___ Recorded data

# lewisjiang/contour-context

Hardware: AMD Instinct MI355X
Metric: scans/sec ingest+query (120k-pt scan vs 5k-scan DB); max-F1 parity (higher is better)
Workload: dtype f32+f64

## Files before the change

### contour-context_amd/csrc/cc_db_api.inc

```

namespace {

#define CC_ZC_MAX 64
#define CC_NVIEW 4
#define CC_NSTAGE 4
struct ScanLite {
  float keys[CC_NQLEV][CC_NPIV][CC_KEY_DIM];
  int n_cont[CC_HOT_LEVELS];
  int flags;
};

}

#define CC_N_HEADS 24
__global__ void __launch_bounds__(256)
cc_k_pack_hot(const cc_scan_desc_t *__restrict__ desc, int n, cc_hot_desc_t *__restrict__ hot,
              int *__restrict__ z_heads , int *__restrict__ z_pass_cnt ,
              const cc_query_meta *__restrict__ meta_src ,
              cc_query_meta *__restrict__ meta_dst, const int *__restrict__ sel ) {
  const int i = blockIdx.x;
  if (i >= n) return;
  const cc_scan_desc_t *d = desc + (sel ? sel[i] : i);
  cc_hot_desc_t *o = hot + i;
  const int tid = threadIdx.x, nt = blockDim.x;
// ... 486 lines not shown
  if (!db || n < 1 || n > cc_db::NLANE) return set_err(CC_EINVAL, "cc_db_set_lanes: 1 .. 4 lanes");
  {
    const int rc = cc_db_query_wait(db);
    if (rc != CC_OK) return rc;
  }
  HIPCHK(hipSetDevice(db->device));
  for (int i = 0; i < n; i++) {
    const int rc = lane_alloc(db, db->lane[i]);
    if (rc != CC_OK) return rc;
  }
  db->n_lanes = n;
  db->next_lane = 0;
  return CC_OK;
}

int cc_db_size(const cc_db *db) { return db ? db->n_scans : 0; }
int cc_db_knn_stride(const cc_db *db) { return db ? db->kmax : 0; }

void cc_packed_sizes(size_t *hot_bytes, size_t *feat_bytes) {
  if (hot_bytes) *hot_bytes = sizeof(cc_hot_desc_t);
  if (feat_bytes) *feat_bytes = sizeof(cc_gmm_feat);
}
const void *cc_db_hot_ptr(const cc_db *db) { return db ? db->d_hot : nullptr; }
const void *cc_db_feat_ptr(const cc_db *db) { return db ? db->d_feat : nullptr; }

int cc_db_bucket_state(const cc_db *db, int32_t *tree_sizes, float *ranges) {
  if (!db || !tree_sizes || !ranges) return set_err(CC_EINVAL, "cc_db_bucket_state: bad argument");
  for (int l = 0; l < CC_NQLEV; l++) {
    for (int b = 0; b < 6; b++) tree_sizes[l * 6 + b] = (l < db->cfg.n_q_levels) ? (int32_t)db->book[l].b[b].tree.size() : 0;
    for (int b = 0; b < 7; b++) ranges[l * 7 + b] = (l < db->cfg.n_q_levels) ? db->book[l].ranges[b] : 0.f;
  }
  return CC_OK;
}

#define DB_DRAIN(db)                            \
  {                                             \
    const int drc_ = cc_db_query_wait(db);      \
    if (drc_ != CC_OK) return drc_;             \
  }
#define DB_POISON_CHK(db, what) \
  if ((db)->poisoned) return set_err(CC_EHIP, what ": the database handle is in a failed state (an earlier HIP error); destroy it")

int cc_db_set_dynamic_thres(cc_db *db, int on) {
  if (!db || (on != 0 && on != 1)) return set_err(CC_EINVAL, "cc_db_set_dynamic_thres: db must be valid and on 0 or 1");
  DB_POISON_CHK(db, "cc_db_set_dynamic_thres");
  if (on) {
    HIPCHK(hipSetDevice(db->device));
    for (auto &ln : db->lane)
      if (ln.d_qmeta) {
        const int rc = lane_alloc_dyn(ln);
        if (rc != CC_OK) return rc;
      }
  }
  db->dyn_thres = on;
  return CC_OK;
}

static void push_idx_state(cc_db *db) {
  bool all = true;
  for (int l = 0; l < db->cfg.n_q_levels; l++) all = all && db->book[l].fullyIndexed();
  if (all) {
    db->idx_slot.push_back(-1);
    return;
  }
  cc_db::IdxRec r;
  for (int l = 0; l < CC_NQLEV; l++) {
    r.full[l] = (l >= db->cfg.n_q_levels || db->book[l].fullyIndexed()) ? 1 : 0;
    for (int b = 0; b < 6; b++) {
      r.iv[l][2 * b] = l < db->cfg.n_q_levels ? db->book[l].b[b].idx_lo : 0.f;
      r.iv[l][2 * b + 1] = l < db->cfg.n_q_levels ? db->book[l].b[b].idx_hi : 0.f;
    }
  }
  db->idx_slot.push_back((int)db->idx_store.size());
  db->idx_store.push_back(r);
}

int cc_pack_scans(cc_ctx *ctx, const cc_scan_desc_t *d_desc, int n, void *d_hot_out, void *d_feat_out, void *stream_) {
  if (!ctx || !d_desc || n < 0 || !d_hot_out || !d_feat_out) return set_err(CC_EINVAL, "cc_pack_scans: bad argument");
  if (n == 0) return CC_OK;
  hipStream_t stream = (hipStream_t)stream_;
  HIPCHK(hipSetDevice(ctx->device));
  hipLaunchKernelGGL(cc_k_pack_hot, dim3(n), dim3(256), 0, stream, d_desc, n, (cc_hot_desc_t *)d_hot_out, (int *)nullptr, (int *)nullptr,
                     (const cc_query_meta *)nullptr, (cc_query_meta *)nullptr, (const int *)nullptr);
  hipLaunchKernelGGL(cc_k_gmm_prep, dim3(n), dim3(CC_GMM_PREP_BLOCK), 0, stream, d_desc, n, (cc_gmm_feat *)d_feat_out, (const int *)nullptr);
  HIPCHK(hipGetLastError());
  return CC_OK;
}

static int fetch_lite(cc_db *db, const cc_hot_desc_t *d_hot, int n, ScanLite *h_out, hipStream_t stream) {
  if (n <= CC_ZC_MAX) {
    hipLaunchKernelGGL(cc_k_extract, dim3(n), dim3(64), 0, stream, d_hot, n, db->cfg.n_q_levels, db->cfg.q_levels[0], db->cfg.q_levels[1],
                       db->cfg.q_levels[2], db->h_lite_zc);
    HIPCHK(hipGetLastError());
    HIPCHK(hipStreamSynchronize(stream));
    memcpy(h_out, db->h_lite_zc, sizeof(ScanLite) * (size_t)n);
    return CC_OK;
  }
  for (int b0 = 0; b0 < n; b0 += 4096) {
    const int nb = n - b0 < 4096 ? n - b0 : 4096;
    hipLaunchKernelGGL(cc_k_extract, dim3(nb), dim3(64), 0, stream, d_hot + b0, nb, db->cfg.n_q_levels, db->cfg.q_levels[0],
                       db->cfg.q_levels[1], db->cfg.q_levels[2], db->d_lite);
    HIPCHK(hipGetLastError());
    HIPCHK(hipMemcpyAsync(h_out + b0, db->d_lite, sizeof(ScanLite) * nb, hipMemcpyDeviceToHost, stream));
    HIPCHK(hipStreamSynchronize(stream));
  }
  return CC_OK;
}

static int add_settle(cc_db *db) {
  if (db->add_pending) {
    db->add_pending = false;
    HIPCHK(hipEventSynchronize(db->add_done));
  }
  return CC_OK;
}

static int add_scans_device_part(cc_db *db, const int *old_n, const std::vector<int> *ent, const int *act_lo, hipStream_t stream) {
  const int nql = db->cfg.n_q_levels;
  if (db->add_done && db->add_stream != stream) HIPCHK(hipStreamWaitEvent(stream, db->add_done, 0));
  cc_kappend_params AP;
  size_t used = 0;
  size_t need = 0;
  for (int l = 0; l < nql; l++) need += ent[l].size() + (act_lo[l] < db->n_keys[l] ? (size_t)(db->n_keys[l] - act_lo[l]) : 0);
  if (need > db->add_cap) return set_err(CC_ECAPACITY, "cc_db_add_scans: staging buffer too small");
  const bool small_stage = need <= (size_t)CC_ZC_MAX * 64;
  int *h_stage = db->h_add;
  int stage_slot = -1;
  if (small_stage) {
    stage_slot = db->add_small_next;
    db->add_small_next = (stage_slot + 1) % CC_NSTAGE;
    if (db->add_small_busy[stage_slot]) {
      HIPCHK(hipEventSynchronize(db->add_small_ev[stage_slot]));
      db->add_small_busy[stage_slot] = false;
    }
    h_stage = db->h_add_small[stage_slot];
  } else {
    const int src_ = add_settle(db);
    if (src_ != CC_OK) return src_;
  }
  AP.cap_k = db->cap_k;
  for (int l = 0; l < CC_NQLEV; l++) {
    AP.keys[l] = db->d_keys[l];
    AP.kgidx[l] = db->d_kgidx[l];
    AP.kseq[l] = db->d_kseq[l];
    AP.n_old[l] = l < nql ? old_n[l] : 0;
    AP.q_levels[l] = l < nql ? db->cfg.q_levels[l] : 1;
    AP.first[l] = (int)used;
    if (l < nql && !ent[l].empty()) {
      memcpy(h_stage + used, ent[l].data(), sizeof(int) * ent[l].size());
      used += ent[l].size();
    }
  }
  AP.first[CC_NQLEV] = (int)used;
  const size_t n_ent = used;
  size_t act_off[CC_NQLEV] = {0, 0, 0};
  for (int l = 0; l < nql; l++) {
    act_off[l] = used;
    if (act_lo[l] < db->n_keys[l]) {
      const size_t cnt = (size_t)(db->n_keys[l] - act_lo[l]);
      memcpy(h_stage + used, db->book[l].active_from.data() + act_lo[l], sizeof(int) * cnt);
      used += cnt;
    }
  }
  const bool zc = used <= (size_t)CC_ZC_MAX * 64;
  size_t act_total = 0;
  for (int l = 0; l < CC_NQLEV; l++) {
    AP.act_first[l] = (int)act_total;
// ... 151 lines not shown
int cc_db_add_scans(cc_db *db, const cc_scan_desc_t *d_desc, int n, const double *h_ts, const int32_t *h_seed, void *stream_) {
  if (!db || !d_desc || n < 0 || !h_ts || !h_seed) return set_err(CC_EINVAL, "cc_db_add_scans: bad argument");
  DB_POISON_CHK(db, "cc_db_add_scans");
  if (db->n_scans + n > db->cap) return set_err(CC_ECAPACITY, "cc_db_add_scans: database capacity exceeded");
  if (n == 0) return CC_OK;
  hipStream_t stream = (hipStream_t)stream_;
  HIPCHK(hipSetDevice(db->device));
  if (db->prep_cnt > 0) {
    cc_db::Prepared &pp = db->prep[db->prep_head];
    if (pp.d_desc != d_desc || pp.n != n || pp.row0 != db->n_scans)
      return set_err(CC_EINVAL, "cc_db_add_scans: batches prepared with cc_db_add_scans_prepare must be added first, in the order they were prepared");
    HIPCHK(hipStreamWaitEvent(stream, pp.ev, 0));
    HIPCHK(hipEventSynchronize(pp.ev));
    db->prep_head = (db->prep_head + 1) % cc_db::PREP_SLOTS;
    db->prep_cnt--;
    db->n_prepared -= n;
    const int rc_p = add_scans_commit(db, n, h_ts, h_seed, stream, pp.h_lite);
    if (rc_p != CC_OK && db->prep_cnt > 0) {
      cc_db::Prepared &nx = db->prep[db->prep_head];
      hipEventSynchronize(nx.ev);
      db->prep_cnt = 0;
      db->n_prepared = 0;
    }
    return rc_p;
  }
  int rc = cc_pack_scans(db->ctx, d_desc, n, db->d_hot + db->n_scans, db->d_feat + db->n_scans, stream_);
  if (rc != CC_OK) return rc;
  return add_scans_commit(db, n, h_ts, h_seed, stream);
}

int cc_db_add_scans_prepare(cc_db *db, const cc_scan_desc_t *d_desc, int n, void *stream_) {
  if (!db || !d_desc || n < 1 || n > cc_db::PREP_MAX) return set_err(CC_EINVAL, "cc_db_add_scans_prepare: bad argument (1..4096 scans)");
  DB_POISON_CHK(db, "cc_db_add_scans_prepare");
  if (db->prep_cnt >= cc_db::PREP_SLOTS) return set_err(CC_EINVAL, "cc_db_add_scans_prepare: two prepared batches are already waiting to be added");
  if (db->n_scans + db->n_prepared + n > db->cap) return set_err(CC_ECAPACITY, "cc_db_add_scans_prepare: database capacity exceeded");
  hipStream_t stream = (hipStream_t)stream_;
  HIPCHK(hipSetDevice(db->device));
  cc_db::Prepared &pp = db->prep[(db->prep_head + db->prep_cnt) % cc_db::PREP_SLOTS];
  if (!pp.ev) {
    HIPCHK(hipEventCreateWithFlags(&pp.ev, hipEventDisableTiming));
    HIPCHK(hipMalloc(&pp.d_lite, sizeof(ScanLite) * cc_db::PREP_MAX));
    HIPCHK(hipHostMalloc((void **)&pp.h_lite, sizeof(ScanLite) * cc_db::PREP_MAX, hipHostMallocDefault));
  }
  const int row0 = db->n_scans + db->n_prepared;
  int rc = cc_pack_scans(db->ctx, d_desc, n, db->d_hot + row0, db->d_feat + row0, stream_);
  if (rc != CC_OK) return rc;
  hipLaunchKernelGGL(cc_k_extract, dim3(n), dim3(64), 0, stream, (const cc_hot_desc_t *)(db->d_hot + row0), n, db->cfg.n_q_levels,
                     db->cfg.q_levels[0], db->cfg.q_levels[1], db->cfg.q_levels[2], pp.d_lite);
  HIPCHK(hipGetLastError());
  HIPCHK(hipMemcpyAsync(pp.h_lite, pp.d_lite, sizeof(ScanLite) * (size_t)n, hipMemcpyDeviceToHost, stream));
  HIPCHK(hipEventRecord(pp.ev, stream));
  pp.d_desc = d_desc;
  pp.n = n;
  pp.row0 = row0;
  db->prep_cnt++;
  db->n_prepared += n;
  return CC_OK;
}

int cc_db_add_packed(cc_db *db, const void *d_hot, const void *d_feat, int n, const double *h_ts, const int32_t *h_seed, void *stream_) {
  if (!db || !d_hot || !d_feat || n < 0 || !h_ts || !h_seed) return set_err(CC_EINVAL, "cc_db_add_packed: bad argument");
  DB_POISON_CHK(db, "cc_db_add_packed");
  if (db->prep_cnt > 0) return set_err(CC_EINVAL, "cc_db_add_packed: batches prepared with cc_db_add_scans_prepare are waiting to be added");
  if (db->n_scans + n > db->cap) return set_err(CC_ECAPACITY, "cc_db_add_packed: database capacity exceeded");
  if (n == 0) return CC_OK;
  hipStream_t stream = (hipStream_t)stream_;
  HIPCHK(hipSetDevice(db->device));
  HIPCHK(hipMemcpyAsync(db->d_hot + db->n_scans, d_hot, sizeof(cc_hot_desc_t) * (size_t)n, hipMemcpyDeviceToDevice, stream));
  HIPCHK(hipMemcpyAsync(db->d_feat + db->n_scans, d_feat, sizeof(cc_gmm_feat) * (size_t)n, hipMemcpyDeviceToDevice, stream));
  return add_scans_commit(db, n, h_ts, h_seed, stream);
}

static bool thres_strict_smaller(const cc_score_t *lb, const cc_score_t *ub) {
  return lb->i_ovlp_sum < ub->i_ovlp_sum && lb->i_ovlp_max_one < ub->i_ovlp_max_one && lb->i_in_ang_rng < ub->i_in_ang_rng &&
         lb->i_indiv_sim < ub->i_indiv_sim && lb->i_orie_sim < ub->i_orie_sim && lb->correlation < ub->correlation &&
         lb->area_perc < ub->area_perc && lb->neg_est_dist < ub->neg_est_dist;
}
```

______

Scan the records above, then copy out each line that mentions "hipStreamWaitEvent".

- **Exercise solution**:
  if (db->add_done && db->add_stream != stream) HIPCHK(hipStreamWaitEvent(stream, db->add_done, 0));
    HIPCHK(hipStreamWaitEvent(stream, pp.ev, 0));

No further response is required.